Top Ten Common-Sense Rules for Fathers

Filed under:Lifestyle + More — posted on March 12, 2008 @ 7:10 pm

There are a lot of fairly sophisticated parenting techniques and
ideas out there that are attracting attention. To be an
effective father, you can skip most of them and concentrate on
common sense rules that have always worked. They won’t always
make you the most popular Dad, but they’ll always be effective:

Rule #1 Expect A Great Deal From Your Kids If your kids know
that you expect a lot from them, they’ll rise to the occasion.
Everything from saying please and thank-you, to efforts in
school or on the athletic field, if expectations are made clear
in a loving atmosphere your kids will know that you think a lot
of them. When they know this, they’ll respond.

Rule #2 Always Be Willing To Be the Problem When you’re
convinced that someone in your family is causing the problems
and you’re blaming them for it, realize that this problem won’t
get better until you accept that you’re making it worse by
blaming them. It may briefly feel good to blame, but it never
improves anything. Loving and accepting that person will make a
positive difference.

Rule #3Know Your Child’s Life Intimately Get to know all that
you can about your kids. Know what their favorite toys and
colors are, who their best friends are, who their heroes are,
etc. By showing interest, you’re showing you love them. By not
asking, you show that they’re not that important to you.

Rule #4Say No To Your Kids There’s an awful lot of stuff out
there for kids these days…and of course they want to have it
all. Kids who get almost everything they want typically don’t
turn out to be very happy kids. Kids learn discipline,
self-control, and how to delay gratification when they are told
no by their parents. It may be a difficult struggle, but saying
no and meaning it will help you to have happy, healthy, and
cooperative kids.

Rule #5Hitting or Spanking Your Kids Doesn’t Work There are
plenty of studies showing that kids who are spanked have lower
self-esteem. Spanking your kids will also be likely to increase
the very kinds of behaviors that you are spanking them for. As a
father, do you really want your child to be afraid of you?

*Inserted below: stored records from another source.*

__global__ __launch_bounds__(256, 4) void alike_block2(Block2Args a)
{
    constexpr int TH = 8, TW = 32, PH = TH + 4, PW = TW + 4, NP = PH * PW, MH = TH + 2, MW = TW + 2, NM = MH * MW;
    __shared__ __attribute__((aligned(16))) uint4 pin[2 * NP];
    __shared__ __attribute__((aligned(16))) uint4 mid[4 * NM];
    __shared__ __attribute__((aligned(16))) uint4 xs[4][2][2][16];
    __shared__ __attribute__((aligned(16))) uint4 zslot;
    const kpb_tile3 tile = kpb_xcd_tile(a.xcd_map);
    const int tid = threadIdx.x, lane = tid & 63, wv = tid >> 6, b = tile.z;
    const int ty0 = tile.y * TH, tx0 = tile.x * TW;
    const size_t P = (size_t)a.H * a.W;
    h8v w1h[3], w1l[3], w2h[5], w2l[5];
#pragma unroll
    for (int kb = 0; kb < 3; ++kb) { w1h[kb] = __builtin_bit_cast(h8v, a.w1pk[(kb * 2) * 64 + lane]); w1l[kb] = __builtin_bit_cast(h8v, a.w1pk[(kb * 2 + 1) * 64 + lane]); }
    const float4 b1v = *reinterpret_cast<const float4*>(a.b1 + 4 * (lane >> 4));
    const float4 bsum = *reinterpret_cast<const float4*>(a.bsum + 4 * (lane >> 4)), wsg = *reinterpret_cast<const float4*>(a.wsg + 4 * (lane >> 4));
    const float am_p = __uint_as_float(a.amax_x1[b]);
    const float bound1 = fmaf(am_p, a.l1_c1, a.bmax_c1);
    const int e1 = cm_exp_of(fmaxf(am_p, bound1));
    const int ex = cm_exp_of(fmaf(bound1, a.l1_c2, fmaf(am_p, a.l1_ds, a.bmax_sum)));
    const float sc1 = cm_scale_of(e1), un_c1s = a.inv_ws1, un_c2 = a.inv_ws2 * cm_unscale_of(e1);
    const bool edge = ty0 == 0 || tx0 == 0 || ty0 + TH >= a.H || tx0 + TW >= a.W;
    const float scx = cm_scale_of(ex), un_a = a.inv_wsa * cm_unscale_of(ex);
    {
        const float* in = a.p1 + (size_t)b * P * 8;
        constexpr int PER = (NP * 2 + 255) / 256;
        float4 ld[PER];
        unsigned okm = 0;
#pragma unroll
        for (int k = 0; k < PER; ++k) {
            const int i = min(tid + 256 * k, NP * 2 - 1);
            const int pos = i >> 1, q = i & 1;
            const int y = pos / PW, x = pos - y * PW;
            const int gy = ty0 - 2 + y, gx = tx0 - 2 + x;
            if (gy >= 0 && gy < a.H && gx >= 0 && gx < a.W) okm |= 1u << k;
            ld[k] = *reinterpret_cast<const float4*>(in + ((size_t)min(max(gy, 0), a.H - 1) * a.W + min(max(gx, 0), a.W - 1)) * 8 + 4 * q);
        }
#pragma unroll
        for (int k = 0; k < PER; ++k) {
            const int i = tid + 256 * k;
            const int pos = i >> 1, q = i & 1;
            float4 v = ((okm >> k) & 1u) ? ld[k] : make_float4(0.f, 0.f, 0.f, 0.f);
            v.x *= sc1; v.y *= sc1; v.z *= sc1; v.w *= sc1;
            uint2 hi, lo;
            split4(v, hi, lo);
            if (i < NP * 2) {
                uint2* d = reinterpret_cast<uint2*>(&pin[pos]) + q;
                d[0] = hi;
                d[2 * NP] = lo;
            }
        }
        if (tid == 0) zslot = make_uint4(0u, 0u, 0u, 0u);
    }
    __syncthreads();
    const int px = lane & 15, g = lane >> 4;
    const uint4* zp = &zslot;
    {
        float4 bias1 = b1v;
        bias1.x *= sc1; bias1.y *= sc1; bias1.z *= sc1; bias1.w *= sc1;
        uint2* midh = reinterpret_cast<uint2*>(mid);
        static_assert((2 * MH) % 4 == 0, "alike_block2: the regular conv1 groups split evenly over the four waves");
        {
            const int xl = 16 * (wv & 1) + px, y0 = wv >> 1;
            const int gxl = tx0 - 1 + xl;
            const bool xin = gxl >= 0 && gxl < a.W;
            const float unm = xin ? un_c1s : 0.0f;
            const float4 bm = xin ? bias1 : make_float4(0.f, 0.f, 0.f, 0.f);
            const bool has2 = 8 + g < 9;
            const uint4* q0 = &pin[(y0 + g / 3) * PW + xl + g % 3];
            const uint4* q1 = &pin[(y0 + (4 + g) / 3) * PW + xl + (4 + g) % 3];
            const uint4* q2 = has2 ? &pin[(y0 + 2) * PW + xl + 2] : zp;
            const int st2 = has2 ? 2 * PW : 0, lo2 = has2 ? NP : 0;
            int h8 = (((g >> 1) * NM + y0 * MW + xl) << 1) + (g & 1);
            constexpr int NIT = 2 * MH / 4;
            h8v i0h = __builtin_bit_cast(h8v, q0[0]), i0l = __builtin_bit_cast(h8v, q0[NP]);
            h8v i1h = __builtin_bit_cast(h8v, q1[0]), i1l = __builtin_bit_cast(h8v, q1[NP]);
            h8v i2h = __builtin_bit_cast(h8v, q2[0]), i2l = __builtin_bit_cast(h8v, q2[lo2]);
#pragma unroll 1
            for (int it = 0; it < NIT; ++it, h8 += 4 * MW) {
                f32x4v acc = {0.f, 0.f, 0.f, 0.f};
                __builtin_amdgcn_sched_barrier(0);
                acc = __builtin_amdgcn_mfma_f32_16x16x32_f16(w1h[0], i0l, acc, 0, 0, 0);
                acc = __builtin_amdgcn_mfma_f32_16x16x32_f16(w1l[0], i0h, acc, 0, 0, 0);
                acc = __builtin_amdgcn_mfma_f32_16x16x32_f16(w1h[0], i0h, acc, 0, 0, 0);
                acc = __builtin_amdgcn_mfma_f32_16x16x32_f16(w1h[1], i1l, acc, 0, 0, 0);
                acc = __builtin_amdgcn_mfma_f32_16x16x32_f16(w1l[1], i1h, acc, 0, 0, 0);
                acc = __builtin_amdgcn_mfma_f32_16x16x32_f16(w1h[1], i1h, acc, 0, 0, 0);
                acc = __builtin_amdgcn_mfma_f32_16x16x32_f16(w1h[2], i2l, acc, 0, 0, 0);
                acc = __builtin_amdgcn_mfma_f32_16x16x32_f16(w1l[2], i2h, acc, 0, 0, 0);
                acc = __builtin_amdgcn_mfma_f32_16x16x32_f16(w1h[2], i2h, acc, 0, 0, 0);
                __builtin_amdgcn_sched_barrier(0);
                if (it + 1 < NIT) {
                    q0 += 2 * PW; q1 += 2 * PW; q2 += st2;
                    i0h = __builtin_bit_cast(h8v, q0[0]); i0l = __builtin_bit_cast(h8v, q0[NP]);
                    i1h = __builtin_bit_cast(h8v, q1[0]); i1l = __builtin_bit_cast(h8v, q1[NP]);
                    i2h = __builtin_bit_cast(h8v, q2[0]); i2l = __builtin_bit_cast(h8v, q2[lo2]);
                }
                __builtin_amdgcn_sched_barrier(0);
                const bool yin = (unsigned)(ty0 - 1 + y0 + 2 * it) < (unsigned)a.H;
                float4 v = make_float4(0.f, 0.f, 0.f, 0.f);
                if (yin) v = make_float4(relu(fmaf(acc[0], unm, bm.x)), relu(fmaf(acc[1], unm, bm.y)), relu(fmaf(acc[2], unm, bm.z)), relu(fmaf(acc[3], unm, bm.w)));
                uint2 hi, lo;
                split4(v, hi, lo);
                midh[h8] = hi;
                midh[h8 + 4 * NM] = lo;
            }
        }
        if (wv < 2) {
            const int gi = 2 * MH + wv;
            const int k = 16 * (gi - 2 * MH) + px;
            const int y = k >> 1, x = 32 + (k & 1);
            const int my = min(y, MH - 1);
            f32x4v acc = {0.f, 0.f, 0.f, 0.f};
#pragma unroll
            for (int kb = 0; kb < 3; ++kb) {
                const int tap = 4 * kb + g;
                const bool has = tap < 9;
                const uint4* ph = has ? &pin[(my + tap / 3) * PW + x + tap % 3] : zp;
                const h8v ihi = __builtin_bit_cast(h8v, ph[0]);
                const h8v ilo = __builtin_bit_cast(h8v, has ? ph[NP] : zp[0]);
                acc = __builtin_amdgcn_mfma_f32_16x16x32_f16(w1h[kb], ilo, acc, 0, 0, 0);
                acc = __builtin_amdgcn_mfma_f32_16x16x32_f16(w1l[kb], ihi, acc, 0, 0, 0);
                acc = __builtin_amdgcn_mfma_f32_16x16x32_f16(w1h[kb], ihi, acc, 0, 0, 0);
            }
            const int gy = ty0 - 1 + y, gx = tx0 - 1 + x;
            const bool inside = gy >= 0 && gy < a.H && gx >= 0 && gx < a.W;
            float4 v = make_float4(relu(fmaf(acc[0], un_c1s, bias1.x)), relu(fmaf(acc[1], un_c1s, bias1.y)), relu(fmaf(acc[2], un_c1s, bias1.z)), relu(fmaf(acc[3], un_c1s, bias1.w)));
            if (edge && !inside) v = make_float4(0.f, 0.f, 0.f, 0.f);
            uint2 hi, lo;
            split4(v, hi, lo);
            if (y < MH) {
                const int h8 = (((g >> 1) * NM + y * MW + x) << 1) + (g & 1);
                midh[h8] = hi;
                midh[h8 + 4 * NM] = lo;
            }
        }
    }
    __builtin_amdgcn_sched_barrier(0);
#pragma unroll
    for (int kb = 0; kb < 5; ++kb) { w2h[kb] = __builtin_bit_cast(h8v, a.w2pk[(kb * 2) * 64 + lane]); w2l[kb] = __builtin_bit_cast(h8v, a.w2pk[(kb * 2 + 1) * 64 + lane]); }
    const h8v wah = __builtin_bit_cast(h8v, a.wapk[lane]), wal = __builtin_bit_cast(h8v, a.wapk[64 + lane]);
    __syncthreads();
    float* x2 = a.x2 + (size_t)b * P * 16;
    float* a2 = a.a2 + (size_t)b * P * 16;
    float* S2 = a.S2 + (size_t)b * P;
    uint2* xh = reinterpret_cast<uint2*>(&xs[wv][0][0][0]);
    float4 pm = make_float4(0.f, 0.f, 0.f, 0.f);
    float amx = 0.0f;
#pragma unroll 1
    for (int k4 = 0; k4 < 4; ++k4) {
        const int row = 4 * (wv >> 1) + k4, col0 = (wv & 1) * 16;
        const int mbase = row * MW + col0 + px;
        f32x4v acc = {0.f, 0.f, 0.f, 0.f};
        h8v ihi[5], ilo[5];
        auto fetch = [&](int kb) {
            const int kidx = 4 * kb + g;
            const uint4* ph;
            int lo_off;
            if (kidx < 18) { const int tap = kidx >> 1; ph = &mid[(kidx & 1) * NM + mbase + (tap / 3) * MW + tap % 3]; lo_off = 2 * NM; }
            else if (kidx == 18) { ph = &pin[(row + 2) * PW + col0 + px + 2]; lo_off = NP; }
            else { ph = zp; lo_off = 0; }
            ihi[kb] = __builtin_bit_cast(h8v, ph[0]);
            ilo[kb] = __builtin_bit_cast(h8v, ph[lo_off]);
        };
        auto mm = [&](int kb) {
            acc = __builtin_amdgcn_mfma_f32_16x16x32_f16(w2h[kb], ilo[kb], acc, 0, 0, 0);
            acc = __builtin_amdgcn_mfma_f32_16x16x32_f16(w2l[kb], ihi[kb], acc, 0, 0, 0);
            acc = __builtin_amdgcn_mfma_f32_16x16x32_f16(w2h[kb], ihi[kb], acc, 0, 0, 0);
        };
        fetch(0); fetch(1); fetch(2);
        __builtin_amdgcn_sched_barrier(0);
        mm(0); mm(1);
        __builtin_amdgcn_sched_barrier(0);
        fetch(3); fetch(4);
        __builtin_amdgcn_sched_barrier(0);
        mm(2);
        __builtin_amdgcn_sched_barrier(0);
        mm(3); mm(4);
        const int gy = ty0 + row, gx = tx0 + col0 + px;
        const bool ok = gy < a.H && gx < a.W;
        const float4 v = make_float4(relu(fmaf(acc[0], un_c2, bsum.x)), relu(fmaf(acc[1], un_c2, bsum.y)), relu(fmaf(acc[2], un_c2, bsum.z)), relu(fmaf(acc[3], un_c2, bsum.w)));
        if (ok && !a.p2) *reinterpret_cast<float4*>(x2 + ((size_t)gy * a.W + gx) * 16 + 4 * g) = v;
        pm = make_float4(kpb_pmax(pm.x, v.x), kpb_pmax(pm.y, v.y), kpb_pmax(pm.z, v.z), kpb_pmax(pm.w, v.w));
        {
            uint2 hi, lo;
            split4(make_float4(v.x * scx, v.y * scx, v.z * scx, v.w * scx), hi, lo);
            const int h8 = (((g >> 1) * 16 + px) << 1) + (g & 1);
            xh[h8] = hi;
            xh[h8 + 64] = lo;
        }
        f32x4v ag = {0.f, 0.f, 0.f, 0.f};
        {
            const uint4* ph = g < 2 ? &xs[wv][0][g][px] : zp;
            const h8v ihi = __builtin_bit_cast(h8v, ph[0]);
            const h8v ilo = __builtin_bit_cast(h8v, g < 2 ? ph[32] : zp[0]);
            ag = __builtin_amdgcn_mfma_f32_16x16x32_f16(wah, ilo, ag, 0, 0, 0);
            ag = __builtin_amdgcn_mfma_f32_16x16x32_f16(wal, ihi, ag, 0, 0, 0);
            ag = __builtin_amdgcn_mfma_f32_16x16x32_f16(wah, ihi, ag, 0, 0, 0);
        }
        const float4 av = make_float4(relu(ag[0] * un_a), relu(ag[1] * un_a), relu(ag[2] * un_a), relu(ag[3] * un_a));
        if (ok) {
            *reinterpret_cast<float4*>(a2 + ((size_t)gy * a.W + gx) * 16 + 4 * g) = av;
            amx = kpb_pmax(kpb_pmax(amx, kpb_pmax(av.x, av.y)), kpb_pmax(av.z, av.w));
        }
        float sg = fmaf(av.w, wsg.w, fmaf(av.z, wsg.z, fmaf(av.y, wsg.y, av.x * wsg.x)));
        sg = kpb_sum16(sg);
        sg = kpb_sum32(sg);
        if (g == 0 && ok) S2[(size_t)gy * a.W + gx] = sg;
    }
    if (a.p2) {
        pm.x = kpb_pmax(pm.x, kpb_xor1(pm.x)); pm.y = kpb_pmax(pm.y, kpb_xor1(pm.y));
        pm.z = kpb_pmax(pm.z, kpb_xor1(pm.z)); pm.w = kpb_pmax(pm.w, kpb_xor1(pm.w));
        pm.x = kpb_pmax(pm.x, kpb_xor2(pm.x)); pm.y = kpb_pmax(pm.y, kpb_xor2(pm.y));
        pm.z = kpb_pmax(pm.z, kpb_xor2(pm.z)); pm.w = kpb_pmax(pm.w, kpb_xor2(pm.w));
        const int gy = ty0 + 4 * (wv >> 1), gx = tx0 + (wv & 1) * 16 + px;
        if ((px & 3) == 0 && gy < a.H && gx < a.W)
            *reinterpret_cast<float4*>(a.p2 + (size_t)b * (P / 16) * 16 + ((size_t)(gy >> 2) * (a.W >> 2) + (gx >> 2)) * 16 + 4 * g) = pm;
    }
    amax_commit(amx, a.wmax_a2, ((b * gridDim.y + tile.y) * gridDim.x + tile.x) * 4 + wv, lane);
}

Rule #6Treat Your Wife Extremely Well This is where your kids
get their most important information about relationships between
men and women. Make a great effort not to fight in front of the
kids. Remember to be kind more often than trying to be right.

Rule #7Actions Speak Louder Than Words Many parents spend time
threatening their children when their kids aren’t cooperating.
But if you don’t follow through on the consequences, you can
threaten till the cows come home. Your children will learn to
ignore the threats. They’ll understand action. If certain
privileges are taken away because of their lack of cooperation,
they’ll learn very quickly that you mean business. Try your best
to align the consequences with the action. ( If you don’t clean
your room in time, you won’t have time for stories before bed.)

Rule #8Really Listen to Your Kids Don’t just hear their words,
but learn to understand the meaning behind what they say as
well. I’m picking my own clothes! might mean that your child
wants more responsibility or independence. Be able to reflect
back what your child says to you. If you want your child to
listen to you, you absolutely must listen to her/him.

Rule #9Give Your Kids Responsibility as They Grow Older When
your kids are very young, maybe they just help make their beds
in the morning and keep their rooms clean. As they get older,
add things to their list. Tell them that this is how a family
works…everybody has certain things that they do. If you do it
when they’re young it’s more likely they’ll do it when they’re
older. Don’t reward them for things that should be expected of
them.

Rule #10Tell Your Kids They’re Great All the Time It is
especially important to tell them this when they’re not at their
best. It’s easy to tell them when things are going well. Make it
a point to tell them specifically what you think is great about
them. This will be more meaningful than generalized praise.